Collected data entries
Content starts
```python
# ... 619 lines not shown
        out = torch.empty(B, cp, dtype=torch.float32, device=x.device)
        ws = torch.empty(_lib.lib().vd_channel_sums_workspace_size(B, cp), dtype=torch.uint8,
                         device=x.device)
        _lib.call("vd_channel_sums", _p(x), B, S, cp, 0, _dtype(x), _p(out), _p(ws), _stream(x))
        return out[:, :Cc]
    parts = []
    for c0 in range(0, cp, 2048):
        w = min(2048, cp - c0)
        o = torch.empty(B, w, dtype=torch.float32, device=x.device)
        ws = torch.empty(_lib.lib().vd_channel_sums_workspace_size(B, w), dtype=torch.uint8,
                         device=x.device)
        _lib.call("vd_channel_sums", x.data_ptr() + c0 * x.element_size(), B, S, w, cp,
                  _dtype(x), _p(o), _p(ws), _stream(x))
        parts.append(o)
    return torch.cat(parts, dim=1)[:, :Cc]


def _conv_key(Ci, Co, k, s, out):
    return f"{Ci}->{Co} k{'x'.join(map(str, k))} s{'x'.join(map(str, s))} out{'x'.join(map(str, out))}"


def _conv_flop(B, out, Co, k, Ci):
    return 2.0 * B * out[0] * out[1] * out[2] * Co * k[0] * k[1] * k[2] * Ci


class ConvFn(torch.autograd.Function):

    @staticmethod
    def forward(ctx, x, weight, bias, chan_add, residual, stride, padding):
        _gpu(x, weight)
        x = to_cl(x)
        dt = x.dtype
        Co, Ci = weight.shape[:2]
        if x.shape[1] != Ci:
            raise ValueError(f"conv expects {Ci} input channels, got {x.shape[1]}")
        nd, k, s, p, sp, out = _geom(x.shape, weight.shape, stride, padding)
        B = x.shape[0]
        taps = k[0] * k[1] * k[2]
        Cip = (Ci + 7) // 8 * 8
        xp = _pad_channels(x, Cip)
        w_fwd = _pack_weight(weight, Co, Ci, taps, Cip, Co, False, dt)
        ys = [B, Co] + out[3 - nd:] if nd > 0 else [B, Co]
        y = empty_cl(ys, dt, x.device)
        b32 = None if bias is None else bias.detach().float().contiguous()
        ca = None if chan_add is None else chan_add.detach().float().reshape(B, Co).contiguous()
        res = None
# ... 26 lines not shown
        d = _desc(B, sp, Cip, out, Co, k, s, p, _DT[dt])
        dx = dw = db = dca = dres = None
        st = _stream(dy)
        Cop = (Co + 7) // 8 * 8
        dyp = _pad_channels(dy, Cop)
        if Cop != Co:
            d = _desc(B, sp, Cip, out, Cop, k, s, p, _DT[dt])
        if ctx.needs_input_grad[0]:
            w_bwd = _pack_weight(weight, Co, Ci, taps, Cip, Cop, True, dt)
            dxp = empty_cl([B, Cip] + xshape[2:], dt, dy.device)
            ev = _timer.begin() if _timer is not None and _timer.convs else None
            if dt == torch.bfloat16 and any(v > 1 for v in s):
                uo = [sp[i] + 2 * p[i] - k[i] + 1 for i in range(3)]
                dyd = zeros_cl([B, Cop] + uo, dt, dy.device)
                dyd[:, :, ::s[0], ::s[1], ::s[2]] = dyp.reshape([B, Cop] + list(out))
                d1 = _desc(B, sp, Cip, uo, Cop, k, [1, 1, 1], p, _DT[dt])
                _lib.call("vd_conv3d_bwd_data", d1, _p(dyd), _p(w_bwd), _p(dxp), st)
            else:
                _lib.call("vd_conv3d_bwd_data", d, _p(dyp), _p(w_bwd), _p(dxp), st)
            if ev is not None:
                _timer.end_conv(ev, "conv_bwd_data", _conv_key(Cip, Co, k, s, out),
                                _conv_flop(B, out, Co, k, Ci))
            dx = dxp[:, :Ci] if Cip != Ci else dxp
        if ctx.needs_input_grad[1]:
            ev = _timer.begin() if _timer is not None and _timer.convs else None
            if _WGRAD_ATOMIC:
                dwp = torch.zeros(Cop, taps, Cip, dtype=torch.float32, device=dy.device)
                _lib.call("vd_conv3d_bwd_weight", d, _p(xp), _p(dyp), _p(dwp), st)
                dw = dwp[:Co, :, :Ci].permute(0, 2, 1).reshape(weight.shape)
            else:
                dw = torch.empty(weight.shape, dtype=torch.float32, device=dy.device)
                ws = torch.empty(_lib.lib().vd_conv3d_bwd_weight_workspace_size(d),
                                 dtype=torch.uint8, device=dy.device)
                _lib.call("vd_conv3d_bwd_weight_det", d, _p(xp), _p(dyp), _p(dw), Co, Ci,
                          _p(ws), ws.numel(), st)
            if ev is not None:
                _timer.end_conv(ev, "conv_bwd_weight", _conv_key(Cip, Co, k, s, out),
                                _conv_flop(B, out, Co, k, Ci))
            dw = dw.to(weight.dtype)
        want_b = has_b and ctx.needs_input_grad[2]
        want_ca = has_ca and ctx.needs_input_grad[3]
        if want_b or want_ca:
            sums = channel_sums(dyp)[:, :Co]
            if want_b:
                db = (sums[0] if B == 1 else sums.sum(0)).to(bdt)
            if want_ca:
                dca = sums.reshape(ca_shape)
        if has_res and ctx.needs_input_grad[4]:
            dres = dy
        return dx, dw, db, dca, dres, None, None


def conv(x, weight, bias=None, stride=1, padding=0, chan_add=None, residual=None):
    nd = weight.dim() - 2
    if isinstance(stride, int):
        stride = (stride,) * nd
    if isinstance(padding, int):
        padding = (padding,) * nd
    return ConvFn.apply(x, weight, bias, chan_add, residual, tuple(stride), tuple(padding))


class KernelTimer:

    def __init__(self, attention=True, convs=True):
        self.attention, self.convs = attention, convs
        self.records = []
# ... 247 lines not shown
```

Before: 46.37.

## Fold bias/channel-add gradient sums into the weight-gradient kernels

Computes the per-batch channel sums of dy (needed for bias and chan_add gradients) inside the 1x1 DMA and strip weight-gradient kernels, reading the dy tiles already staged in LDS. Partial sums per split, batch slot and wave go to the workspace and are reduced by extra blocks in the existing finish kernel. This removes the separate channel_sums pass over dy. In exchange it adds register pressure and per-step accumulation work to the wgrad inner loop, and needs a larger workspace. Shapes the fold does not cover still fall back to channel_sums.

```diff
diff --git a/include/vdiff.h b/include/vdiff.h
--- a/include/vdiff.h
+++ b/include/vdiff.h
@@ -128,6 +128,11 @@
 int vd_conv3d_bwd_weight_det(const vd_conv_desc* d, const void* x, const void* dy, float* dw,
                              int Co_out, int Ci_out, void* workspace, size_t workspace_bytes,
                              void* stream);
+size_t vd_conv3d_bwd_weight_bias_workspace_size(const vd_conv_desc* d);
+int vd_conv3d_bwd_weight_bias_det(const vd_conv_desc* d, const void* x, const void* dy,
+                                  float* dw, int Co_out, int Ci_out, float* dsum,
+                                  void* workspace, size_t workspace_bytes, void* stream);
+int vd_conv_set_bias_fold(int mode);
 
 int vd_conv_set_wgrad(int mode);
 int vd_conv_set_halo(int mode);
diff --git a/lipreading-video-generation_amd/csrc/conv.hip b/lipreading-video-generation_amd/csrc/conv.hip
--- a/lipreading-video-generation_amd/csrc/conv.hip
+++ b/lipreading-video-generation_amd/csrc/conv.hip
@@ -240,6 +240,8 @@
   int64_t m_per_split;
   int64_t split_stride;
   int xcd_tiles, xcd_total;
+  float* bsum;
+  int bs_k, bs_ns;
 };
 
 __device__ __forceinline__ bool wg_tile(const WgtGeom& g, int* tile, int* split) {
@@ -263,6 +265,87 @@
   else
     atomicAdd(dw + off, v);
 }
+
+__device__ __forceinline__ void bf_add(float (&a)[8], const uint4& r) {
+  const uint32_t w[4] = {r.x, r.y, r.z, r.w};
+#pragma unroll
+  for (int e = 0; e < 4; ++e) {
+    a[2 * e] += __uint_as_float(w[e] << 16);
+    a[2 * e + 1] += __uint_as_float(w[e] & 0xffff0000u);
+  }
+}
+
+template <int NPT, int NR, int RS>
+struct BiasFold {
+  int bbeg, bend;
+  int k;
+  float a[NPT][8];
+
+  __device__ __forceinline__ void init(const WgtGeom& g, int mbeg) {
+    const int thw = g.To * g.Ho * g.Wo;
+    bbeg = mbeg / thw * thw;
+    bend = bbeg + thw;
+    k = 0;
+    clear();
+  }
+  __device__ __forceinline__ void clear() {
+#pragma unroll
+    for (int q = 0; q < NPT; ++q)
+#pragma unroll
+      for (int e = 0; e < 8; ++e) a[q][e] = 0.f;
+  }
+  __device__ __forceinline__ void flush(const WgtGeom& g, int split, int sigma, int lane,
+                                        int cbase) {
+#pragma unroll
+    for (int q = 0; q < NPT; ++q)
+#pragma unroll
+      for (int e = 0; e < 8; ++e) {
+        float v = a[q][e];
+        v += __shfl_xor(v, 8);
+        v += __shfl_xor(v, 16);
+        v += __shfl_xor(v, 32);
+        a[q][e] = v;
+      }
+    if (lane < 8) {
+      float* o = g.bsum + (((int64_t)split * g.bs_k + k) * g.bs_ns + sigma) * g.Co;
+#pragma unroll
+      for (int q = 0; q < NPT; ++q) {
+        const int c = cbase + q * 64 + lane * 8;
+        if (c < g.Co) {
+          *reinterpret_cast<float4*>(o + c) = make_float4(a[q][0], a[q][1], a[q][2], a[q][3]);
+          *reinterpret_cast<float4*>(o + c + 4) = make_float4(a[q][4], a[q][5], a[q][6], a[q][7]);
+        }
+      }
+    }
+    clear();
+  }
+  template <typename Ld>
+  __device__ __forceinline__ void step(const WgtGeom& g, int ms, int me, int row0, int split,
+                                       int sigma, int lane, int cbase, Ld ld) {
+    if (ms >= bbeg && ms + 64 <= bend) {
+#pragma unroll
+      for (int i = 0; i < NR; ++i)
+#pragma unroll
+        for (int q = 0; q < NPT; ++q) bf_add(a[q], ld(q, i));
+      return;
+    }
+    for (;;) {
+#pragma unroll
+      for (int i = 0; i < NR; ++i) {
+        const int p = ms + row0 + RS * i;
+        if (p >= bbeg && p < bend) {
+#pragma unroll
+          for (int q = 0; q < NPT; ++q) bf_add(a[q], ld(q, i));
+        }
+      }
+      if (ms + 64 <= bend || bend >= me) return;
+      flush(g, split, sigma, lane, cbase);
+      bbeg = bend;
+      bend += g.To * g.Ho * g.Wo;
+      ++k;
+    }
+  }
+};
 
 template <typename T>
 __global__ __launch_bounds__(kThreads) void conv_wgrad_kernel(WgtGeom g, const T* __restrict__ x,
@@ -799,6 +882,20 @@
 __device__ __forceinline__ int wg_off(int r, int c) {
   return r * 64 + ((((c >> 3) ^ wg_swz(r)) << 3) | (c & 7));
 }
+
+template <int COT>
+struct BfTile {
+  static constexpr int NP = COT / 64;
+  static constexpr bool SPLIT = NP == 2;
+  static constexpr int NPT = SPLIT ? 1 : NP, RS = SPLIT ? 16 : 32, NR = 64 / RS;
+  static constexpr int NS = SPLIT ? 2 : 4;
+  using Fold = BiasFold<NPT, NR, RS>;
+  __device__ static __forceinline__ int row0(int tid) {
+    return SPLIT ? ((tid >> 7) * 8 + ((tid & 63) >> 3)) : (tid >> 3);
+  }
+  __device__ static __forceinline__ int plane0(int tid) { return SPLIT ? ((tid >> 6) & 1) : 0; }
+  __device__ static __forceinline__ int sigma(int wave) { return SPLIT ? (wave >> 1) : wave; }
+};
 
 template <int RW, int COT, int NST, bool ONE, bool PLANE = false>
 __global__ __launch_bounds__(kThreads, PLANE ? 1 : 2) void wgrad_dma_kernel(
@@ -932,6 +1029,13 @@
 #pragma unroll
       for (int j = 0; j < 2; ++j) acc[tc][i][j] = f32x4{0.f, 0.f, 0.f, 0.f};
 
+  using BT = BfTile<COT>;
+  const bool fold = ONE && g.bsum != nullptr && cit == 0;
+  typename BT::Fold bf;
+  if constexpr (ONE) bf.init(g, (int)mbeg);
+  const int bf_row0 = BT::row0(tid), bf_cb = co0 + BT::plane0(tid) * 64;
+  const int bf_off = BT::plane0(tid) * 4096 + wg_off(bf_row0, (lane & 7) * 8);
+
   vm_drain();
 #pragma unroll
   for (int s = 0; s < NST - 1; ++s) issue(s);
@@ -941,6 +1045,13 @@
     issue(s + NST - 1);
     const bf16_t* Ys = lds + (s % NST) * (STAGE / 2);
     const bf16_t* Xs = Ys + Y_BYTES / 2;
+    if constexpr (ONE)
+      if (fold)
+        bf.step(g, (int)mbeg + s * 64, (int)mend, bf_row0, wsplit, BT::sigma(wave), lane, bf_cb,
+                [&](int q, int i) {
+                  return *reinterpret_cast<const uint4*>(Ys + bf_off + q * 4096 +
+                                                         i * BT::RS * 64);
+                });
 #pragma unroll
     for (int ks = 0; ks < 2; ++ks) {
       const int p_lo = 32 * ks + 8 * fq + q4, p_hi = p_lo + 4;
@@ -980,6 +1091,8 @@
     }
   }
   vm_drain();
+  if constexpr (ONE)
+    if (fold) bf.flush(g, wsplit, BT::sigma(wave), lane, bf_cb);
   const int taps = g.kt * g.kh * g.kw;
   const int64_t krow = (int64_t)taps * g.Ci;
 #pragma unroll
@@ -1000,11 +1113,11 @@
   }
 }
 
-template <int RW, int COT, int NST, int KIND, bool ER = true>
-__global__ __launch_bounds__(kThreads, 2) void wgrad_strip_kernel(WgtGeom g, int wc,
-                                                                  const bf16_t* __restrict__ x,
-                                                                  const bf16_t* __restrict__ dy,
-                                                                  float* __restrict__ dw) {
+template <int RW, int COT, int NST, int KIND, bool ER, bool FOLD>
+__device__ __forceinline__ void wgrad_strip_body(const WgtGeom& g, int wc,
+                                                 const bf16_t* __restrict__ x,
+                                                 const bf16_t* __restrict__ dy,
+                                                 float* __restrict__ dw) {
   constexpr int PY = COT / 32, PX = RW / 32;
   constexpr int PIECES = PY + PX;
   constexpr int Y_BYTES = COT * 128, STAGE = (COT + RW) * 128;
@@ -1162,6 +1275,12 @@
           xbase[ks][hl][tc][j] = lb + Y_BYTES + wg_off(sp + tc, wn * 32 + 16 * j + 4 * p4) * 2;
     }
 
+  using BT = BfTile<COT>;
+  typename BT::Fold bf;
+  if constexpr (FOLD) bf.init(g, ms0);
+  const int bf_row0 = BT::row0(tid), bf_cb = co0 + BT::plane0(tid) * 64;
+  const char* bf_src = smem + (BT::plane0(tid) * 4096 + wg_off(bf_row0, (lane & 7) * 8)) * 2;
+
   vm_drain();
 #pragma unroll
   for (int s = 0; s < NST - 1; ++s) issue(s, s);
@@ -1183,6 +1302,12 @@
       if (s >= nsteps) break;
       vm_lgk_wait_barrier<(NST - 2) * PIECES>();
       issue(s + NST - 1, (u + NST - 1) % NST);
+      if constexpr (FOLD)
+        bf.step(g, ms0 + s * 64, me, bf_row0, wsplit, BT::sigma(wave), lane, bf_cb,
+                [&](int q, int i) {
+                  return *reinterpret_cast<const uint4*>(bf_src + u * STAGE + q * 8192 +
+                                                         i * BT::RS * 128);
+                });
 #pragma unroll
       for (int ks = 0; ks < 2; ++ks) {
         bf16x8 af[NI], bfr[NT][2];
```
Content ends
-- What the exercise asks --
Above are some records. Copy each of their lines that holds the string "flush".

-- Task result --
+  __device__ __forceinline__ void flush(const WgtGeom& g, int split, int sigma, int lane,
+      flush(g, split, sigma, lane, cbase);
+    if (fold) bf.flush(g, wsplit, BT::sigma(wave), lane, bf_cb);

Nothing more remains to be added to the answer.